Segment Start: EXTRACTED RECORDS
@@ -285,17 +299,20 @@
   if (wg == 0) {
     regs_dealloc<40>();
     if (threadIdx.x == 0) {
-      mbar_arrive_expect_tx(&f_bar, 4 * kTile);
-      for (int w = 0; w < 2; ++w) {
-        tma_load_3d(sF + (2 * w) * kTile, &p.fix0_map, &f_bar, col0, r0 + 64 * w, b);
-        tma_load_3d(sF + (2 * w + 1) * kTile, &p.fix1_map, &f_bar, col0, r0 + 64 * w, b);
-      }
+      mbar_arrive_expect_tx(&f_bar, 4 * KB * kTile);
+      for (int w = 0; w < 2; ++w)
+        for (int kb = 0; kb < KB; ++kb) {
+          tma_load_3d(sF + (2 * w * KB + kb) * kTile, &p.fix0_map, &f_bar, col0 + kb * 64, r0 + 64 * w, b);
+          tma_load_3d(sF + ((2 * w + 1) * KB + kb) * kTile, &p.fix1_map, &f_bar, col0 + kb * 64, r0 + 64 * w, b);
+        }
       for (int j = 0; j < nblk; ++j) {
         const int st = j % kStages;
         mbar_wait(&empty_bar[st], ((j / kStages) & 1) ^ 1);
-        mbar_arrive_expect_tx(&full_bar[st], 2 * kTile);
-        tma_load_3d(sS + (2 * st) * kTile, &p.str0_map, &full_bar[st], col0, j * 64, b);
-        tma_load_3d(sS + (2 * st + 1) * kTile, &p.str1_map, &full_bar[st], col0, j * 64, b);
+        mbar_arrive_expect_tx(&full_bar[st], 2 * KB * kTile);
+        for (int kb = 0; kb < KB; ++kb) {
+          tma_load_3d(sS + (2 * st * KB + kb) * kTile, &p.str0_map, &full_bar[st], col0 + kb * 64, j * 64, b);
+          tma_load_3d(sS + ((2 * st + 1) * KB + kb) * kTile, &p.str1_map, &full_bar[st], col0 + kb * 64, j * 64, b);
+        }
       }
     }
     return;
@@ -303,14 +320,15 @@
 
   regs_alloc<232>();
   const int cw = wg - 1, et = threadIdx.x & 127, warp = et >> 5, lane = et & 31;
-  uint8_t* myF = sF + 2 * cw * kTile;
+  uint8_t* myF = sF + 2 * cw * KB * kTile;
   mbar_wait(&f_bar, 0);
-  if (p.D < 64) {
+  if (p.D < KB * 64) {
+    constexpr int kChLog = KB == 1 ? 3 : 4;
     const int c0 = p.D >> 3;
-    for (int i = et; i < 2 * 64 * 8; i += 128) {
-      const int t = i >> 9, row = (i >> 3) & 63, ch = i & 7;
+    for (int i = et; i < 2 * 64 * 8 * KB; i += 128) {
+      const int t = i >> (6 + kChLog), row = (i >> kChLog) & 63, ch = i & (8 * KB - 1);
       if (ch < c0) continue;
-      sts128(smem_u32(myF + t * kTile) + row * 128 + ((ch ^ (row & 7)) << 4), 0u, 0u, 0u, 0u);
+      sts128(smem_u32(myF + (t * KB + (ch >> 3)) * kTile) + row * 128 + (((ch & 7) ^ (row & 7)) << 4), 0u, 0u, 0u, 0u);
     }
     fence_proxy_async();
   }
@@ -329,31 +347,55 @@
       drow[r] = rvalid[r] ? Dl[frow + 8 * r] : 0.f;
     }
   }
-  float acc0[NV / 2], acc1[NV / 2];
-#pragma unroll
-  for (int i = 0; i < NV / 2; ++i) acc0[i] = acc1[i] = 0.f;
-  const uint32_t f0 = smem_u32(myF), f1 = f0 + kTile;
+  float acc0f[KF > 0 ? KF : 1][32], acc1f[KF > 0 ? KF : 1][32], acc0t[NT / 2], acc1t[NT / 2];
+#pragma unroll
+  for (int kb = 0; kb < KF; ++kb)
+#pragma unroll
+    for (int i = 0; i < 32; ++i) acc0f[kb][i] = acc1f[kb][i] = 0.f;
+#pragma unroll
+  for (int i = 0; i < NT / 2; ++i) acc0t[i] = acc1t[i] = 0.f;
+  auto fence_accs = [&]() {
+#pragma unroll
+    for (int kb = 0; kb < KF; ++kb) {
+      wgmma_fence_acc(acc0f[kb]);
+      wgmma_fence_acc(acc1f[kb]);
+    }
+    wgmma_fence_acc(acc0t);
+    wgmma_fence_acc(acc1t);
+  };
+  const uint32_t f0 = smem_u32(myF), f1 = f0 + KB * kTile;
   const bool ragged = !KV && (p.Skv & 63) != 0;
   float s[32], dp[32];
   uint32_t pa[4][4], dsa[4][4];
 
   auto issue_sdp = [&](int st) {
-    const uint32_t s0 = smem_u32(sS + 2 * st * kTile), s1 = s0 + kTile;
+    const uint32_t s0 = smem_u32(sS + 2 * st * KB * kTile), s1 = s0 + KB * kTile;
     Wgmma<64, 0, 0>::mma_first(s, wgmma_desc_sw128(f0, 16, 1024), wgmma_desc_sw128(s0, 16, 1024));
     Wgmma<64, 0, 0>::mma_first(dp, wgmma_desc_sw128(f1, 16, 1024), wgmma_desc_sw128(s1, 16, 1024));
 #pragma unroll
-    for (int k = 1; k < KS; ++k) {
-      Wgmma<64, 0, 0>::mma(s, wgmma_desc_sw128(f0 + k * 32, 16, 1024), wgmma_desc_sw128(s0 + k * 32, 16, 1024), 1u);
-      Wgmma<64, 0, 0>::mma(dp, wgmma_desc_sw128(f1 + k * 32, 16, 1024), wgmma_desc_sw128(s1 + k * 32, 16, 1024), 1u);
-    }
+    for (int kb = 0; kb < KB; ++kb)
+#pragma unroll
+      for (int k = kb == 0 ? 1 : 0; k < (kb < KF ? 4 : KS); ++k) {
+        const int o = kb * kTile + k * 32;
+        Wgmma<64, 0, 0>::mma(s, wgmma_desc_sw128(f0 + o, 16, 1024), wgmma_desc_sw128(s0 + o, 16, 1024), 1u);
+        Wgmma<64, 0, 0>::mma(dp, wgmma_desc_sw128(f1 + o, 16, 1024), wgmma_desc_sw128(s1 + o, 16, 1024), 1u);
+      }
     wgmma_commit();
   };
   auto issue_acc = [&](int st) {
-    const uint32_t s0 = smem_u32(sS + 2 * st * kTile), s1 = s0 + kTile;
+    const uint32_t s0 = smem_u32(sS + 2 * st * KB * kTile), s1 = s0 + KB * kTile;
 #pragma unroll
     for (int kk = 0; kk < 4; ++kk) {
-      WgmmaRs<NV, 1>::mma(acc0, dsa[kk], wgmma_desc_sw128(s0 + kk * 2048, kTile, 1024), 1u);
-      if (KV) WgmmaRs<NV, 1>::mma(acc1, pa[kk], wgmma_desc_sw128(s1 + kk * 2048, kTile, 1024), 1u);
+#pragma unroll
+      for (int kb = 0; kb < KF; ++kb)
+        WgmmaRs<64, 1>::mma(acc0f[kb], dsa[kk], wgmma_desc_sw128(s0 + kb * kTile + kk * 2048, kTile, 1024), 1u);
+      WgmmaRs<NT, 1>::mma(acc0t, dsa[kk], wgmma_desc_sw128(s0 + KF * kTile + kk * 2048, kTile, 1024), 1u);
+      if (KV) {
+#pragma unroll
+        for (int kb = 0; kb < KF; ++kb)
+          WgmmaRs<64, 1>::mma(acc1f[kb], pa[kk], wgmma_desc_sw128(s1 + kb * kTile + kk * 2048, kTile, 1024), 1u);
+        WgmmaRs<NT, 1>::mma(acc1t, pa[kk], wgmma_desc_sw128(s1 + KF * kTile + kk * 2048, kTile, 1024), 1u);
+      }
     }
     wgmma_commit();
   };
@@ -412,8 +454,7 @@
     elementwise(j);
     if (KV) publish_stat(j + 1, nxt);
     wgmma_wait<0>();
-    wgmma_fence_acc(acc0);
-    wgmma_fence_acc(acc1);
+    fence_accs();
     keep_operand(pa);
     keep_operand(dsa);
     __syncwarp();
@@ -424,8 +465,7 @@
   wgmma_fence();
   issue_acc((nblk - 1) % kStages);
   wgmma_wait<0>();
-  wgmma_fence_acc(acc0);
-  wgmma_fence_acc(acc1);
+  fence_accs();
   keep_operand(pa);
   keep_operand(dsa);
Segment End: EXTRACTED RECORDS
* _ASSIGNMENT_
Could you retype exactly the lines above from the one containing "wgmma_fence();" through the last line of the records, both included, and nothing else?

* _PROBLEM SOLUTION_
   wgmma_fence();
   issue_acc((nblk - 1) % kStages);
   wgmma_wait<0>();
-  wgmma_fence_acc(acc0);
-  wgmma_fence_acc(acc1);
+  fence_accs();
   keep_operand(pa);
   keep_operand(dsa);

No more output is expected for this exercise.